## Task to carry out
Which lines of the records hold the string "sgrad"? Report only how many of them there are.

-------- Available records --------

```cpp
template <typename TO>
__global__ __launch_bounds__(256) void modulate_weights_kernel(const float* __restrict__ base, const float* __restrict__ wsq,
                                                               const float* __restrict__ style, TO* __restrict__ out,
                                                               float* __restrict__ d_out, int B, int BG, int R, int O,
                                                               int T, int C, int Ck, float scale, float eps) {
    using V = Vec16<TO>;
    constexpr int VEC = V::N;
    __shared__ float red[4 * 8];
    __shared__ float dsh[8];
    const int o = blockIdx.x, b0 = blockIdx.y * BG, b1 = min(B, b0 + BG);
    {
        float part[8];
#pragma unroll
        for (int k = 0; k < 8; ++k) part[k] = 0.f;
        for (int i = threadIdx.x; i < C; i += 256) {
            const float q = wsq[(size_t)o * C + i];
#pragma unroll
            for (int k = 0; k < 8; ++k)
                if (b0 + k < b1) { const float sv = style[(size_t)(b0 + k) * C + i]; part[k] = fmaf(q, sv * sv, part[k]); }
        }
#pragma unroll
        for (int k = 0; k < 8; ++k) {
            const float v = wave_sum(part[k]);
            if ((threadIdx.x & 63) == 0) red[(threadIdx.x >> 6) * 8 + k] = v;
        }
        __syncthreads();
        if (threadIdx.x < 8 && b0 + (int)threadIdx.x < b1) {
            const int k = threadIdx.x;
            const float tot = red[k] + red[8 + k] + red[16 + k] + red[24 + k];
            const float dv = rsqrtf(scale * scale * tot + eps);
            dsh[k] = dv;
            if (d_out) d_out[(size_t)(b0 + k) * O + o] = dv;
        }
        __syncthreads();
    }
    const int cvecs = Ck / VEC;
    const int tstep = 256 / cvecs > 0 ? 256 / cvecs : 1;
    const bool al = (C % 4 == 0) && ((((uintptr_t)base | (uintptr_t)style) & 15u) == 0);
    const int npairs = (R / O) * T;
    for (int cv = threadIdx.x % cvecs; cv < cvecs; cv += 256) {
        const int c0 = cv * VEC;
        const int t0 = threadIdx.x / cvecs;
        for (int qb = t0; qb < npairs; qb += tstep * SRC_ITEMS) {
            float f[SRC_ITEMS][VEC];
            size_t cell[SRC_ITEMS];
#pragma unroll
            for (int k = 0; k < SRC_ITEMS; ++k) {
                const int q = qb + k * tstep;
                const int rk = q / T, t = q - rk * T;
                cell[k] = (size_t)(o + rk * O) * T + t;
                if (q < npairs) load_run<VEC>(base + cell[k] * C, c0, C, al, f[k]);
                else {
#pragma unroll
                    for (int e = 0; e < VEC; ++e) f[k][e] = 0.f;
                }
            }
            for (int b = b0; b < b1; ++b) {
                const float rs = scale * dsh[b - b0];
                float sc[VEC];
                load_run<VEC>(style + (size_t)b * C, c0, C, al, sc);
#pragma unroll
                for (int e = 0; e < VEC; ++e) sc[e] *= rs;
                TO* dst_b = out + (size_t)b * R * T * Ck;
#pragma unroll
                for (int k = 0; k < SRC_ITEMS; ++k) {
                    if (qb + k * tstep >= npairs) break;
                    V ov;
                    if constexpr (VEC == 4) {
#pragma unroll
                        for (int e = 0; e < 4; ++e) ov.set(e, f[k][e] * sc[e]);
                    } else {
#pragma unroll
                        for (int e = 0; e < 4; ++e) ov.set2(e, f[k][2 * e] * sc[2 * e], f[k][2 * e + 1] * sc[2 * e + 1]);
                    }
                    *reinterpret_cast<uint4*>(dst_b + cell[k] * Ck + c0) = ov.raw;
                }
            }
        }
    }
}

extern "C" int msg_modulate_weights(const float* base, const float* wsq, const float* style, void* out, float* d_out,
                                    int dtype, int B, int R, int O, int T, int C, int Ck, float scale, float eps,
                                    void* stream) {
    if (B == 0) return MSG_OK;
    if (!base || !wsq || !style || !out || B < 0 || R <= 0 || O <= 0 || R % O || T <= 0 || C <= 0 || Ck < C) return MSG_EINVAL;
    if (dtype != MSG_F32 && dtype != MSG_BF16) return MSG_EUNSUPPORTED;
    const int vec = dtype == MSG_BF16 ? 8 : 4;
    if (Ck % vec || ((uintptr_t)out & 15u) || B > 65535) return MSG_EUNSUPPORTED;
    hipStream_t s = (hipStream_t)stream;
    static const int min_wgs = msg_tunable("MSG_MODW_MIN_WGS", 1024);
    int bg = 1;
    while (bg < 8 && bg * 2 <= B && (long long)O * ((B + 2 * bg - 1) / (2 * bg)) >= min_wgs) bg *= 2;
    dim3 grid(O, (B + bg - 1) / bg);
    if (dtype == MSG_BF16)
        hipLaunchKernelGGL((modulate_weights_kernel<bf16_t>), grid, dim3(256), 0, s, base, wsq, style, (bf16_t*)out, d_out,
                           B, bg, R, O, T, C, Ck, scale, eps);
    else
        hipLaunchKernelGGL((modulate_weights_kernel<float>), grid, dim3(256), 0, s, base, wsq, style, (float*)out, d_out,
                           B, bg, R, O, T, C, Ck, scale, eps);
    return MSG_CHECK_LAUNCH();
}

constexpr int MB_SLOTS = 2;
constexpr int MB_TAPS = 9;
constexpr int MB_BMAX = 32;
template <bool DEMOD>
__global__ __launch_bounds__(256) void modulate_backward_kernel(const float* __restrict__ gwk, const float* __restrict__ W,
                                                                const float* __restrict__ s, const float* __restrict__ d,
                                                                float* __restrict__ gW, float* __restrict__ gs_part,
                                                                int B, int O, int I, int T, int ldg, int OG, float scale) {
    __shared__ float red[4 * MB_BMAX];
    __shared__ float Tsh[MB_BMAX];
    const int og = blockIdx.x;
    const int tid = threadIdx.x, lane = tid & 63, wid = tid >> 6;
    float gs_acc[MB_BMAX / 2][MB_SLOTS];
#pragma unroll
    for (int b = 0; b < MB_BMAX / 2; ++b)
#pragma unroll
        for (int k = 0; k < MB_SLOTS; ++k) gs_acc[b][k] = 0.f;

    for (int oo = 0; oo < OG; ++oo) {
        const int o = og * OG + oo;
        if (o >= O) break;
        float wv[MB_SLOTS][MB_TAPS], gacc[MB_SLOTS][MB_TAPS];
#pragma unroll
        for (int k = 0; k < MB_SLOTS; ++k) {
            const int i = tid + 256 * k;
#pragma unroll
            for (int t = 0; t < MB_TAPS; ++t) {
                wv[k][t] = (i < I && t < T) ? W[((size_t)o * I + i) * T + t] : 0.f;
                gacc[k][t] = 0.f;
            }
        }
        if (DEMOD) {
            for (int b = 0; b < B; ++b) {
                float part = 0.f;
#pragma unroll
                for (int k = 0; k < MB_SLOTS; ++k) {
                    const int i = tid + 256 * k;
                    if (i >= I) continue;
                    const float sv = s[(size_t)b * I + i];
                    const float* g = gwk + (((size_t)b * O + o) * T) * ldg + i;
#pragma unroll
                    for (int t = 0; t < MB_TAPS; ++t)
                        if (t < T) part = fmaf(g[(size_t)t * ldg], wv[k][t] * sv, part);
                }
                part = wave_sum(part);
                if (lane == 0) red[wid * MB_BMAX + b] = part;
            }
            __syncthreads();
            if (tid < B) Tsh[tid] = scale * (red[tid] + red[MB_BMAX + tid] + red[2 * MB_BMAX + tid] + red[3 * MB_BMAX + tid]);
            __syncthreads();
        }
#pragma unroll
        for (int b = 0; b < MB_BMAX / 2; ++b) {
            if (b >= B) break;
            const float dv = DEMOD ? d[(size_t)b * O + o] : 1.f;
            const float corr = DEMOD ? dv * dv * dv * Tsh[b] : 0.f;
#pragma unroll
            for (int k = 0; k < MB_SLOTS; ++k) {
                const int i = tid + 256 * k;
                if (i >= I) continue;
                const float sv = s[(size_t)b * I + i];
                const float* g = gwk + (((size_t)b * O + o) * T) * ldg + i;
                float sgrad = 0.f;
#pragma unroll
                for (int t = 0; t < MB_TAPS; ++t) {
                    if (t >= T) continue;
                    const float gu = dv * g[(size_t)t * ldg] - corr * (scale * wv[k][t] * sv);
                    gacc[k][t] = fmaf(gu, sv, gacc[k][t]);
                    sgrad = fmaf(gu, wv[k][t], sgrad);
                }
                gs_acc[b][k] += sgrad;
            }
        }
#pragma unroll
        for (int k = 0; k < MB_SLOTS; ++k) {
            const int i = tid + 256 * k;
            if (i >= I) continue;
#pragma unroll
            for (int t = 0; t < MB_TAPS; ++t)
                if (t < T) gW[((size_t)o * I + i) * T + t] = scale * gacc[k][t];
        }
        if (DEMOD) __syncthreads();
    }
// ... 350 lines not shown
```

Before: 157.5.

--------

## Result of the task
3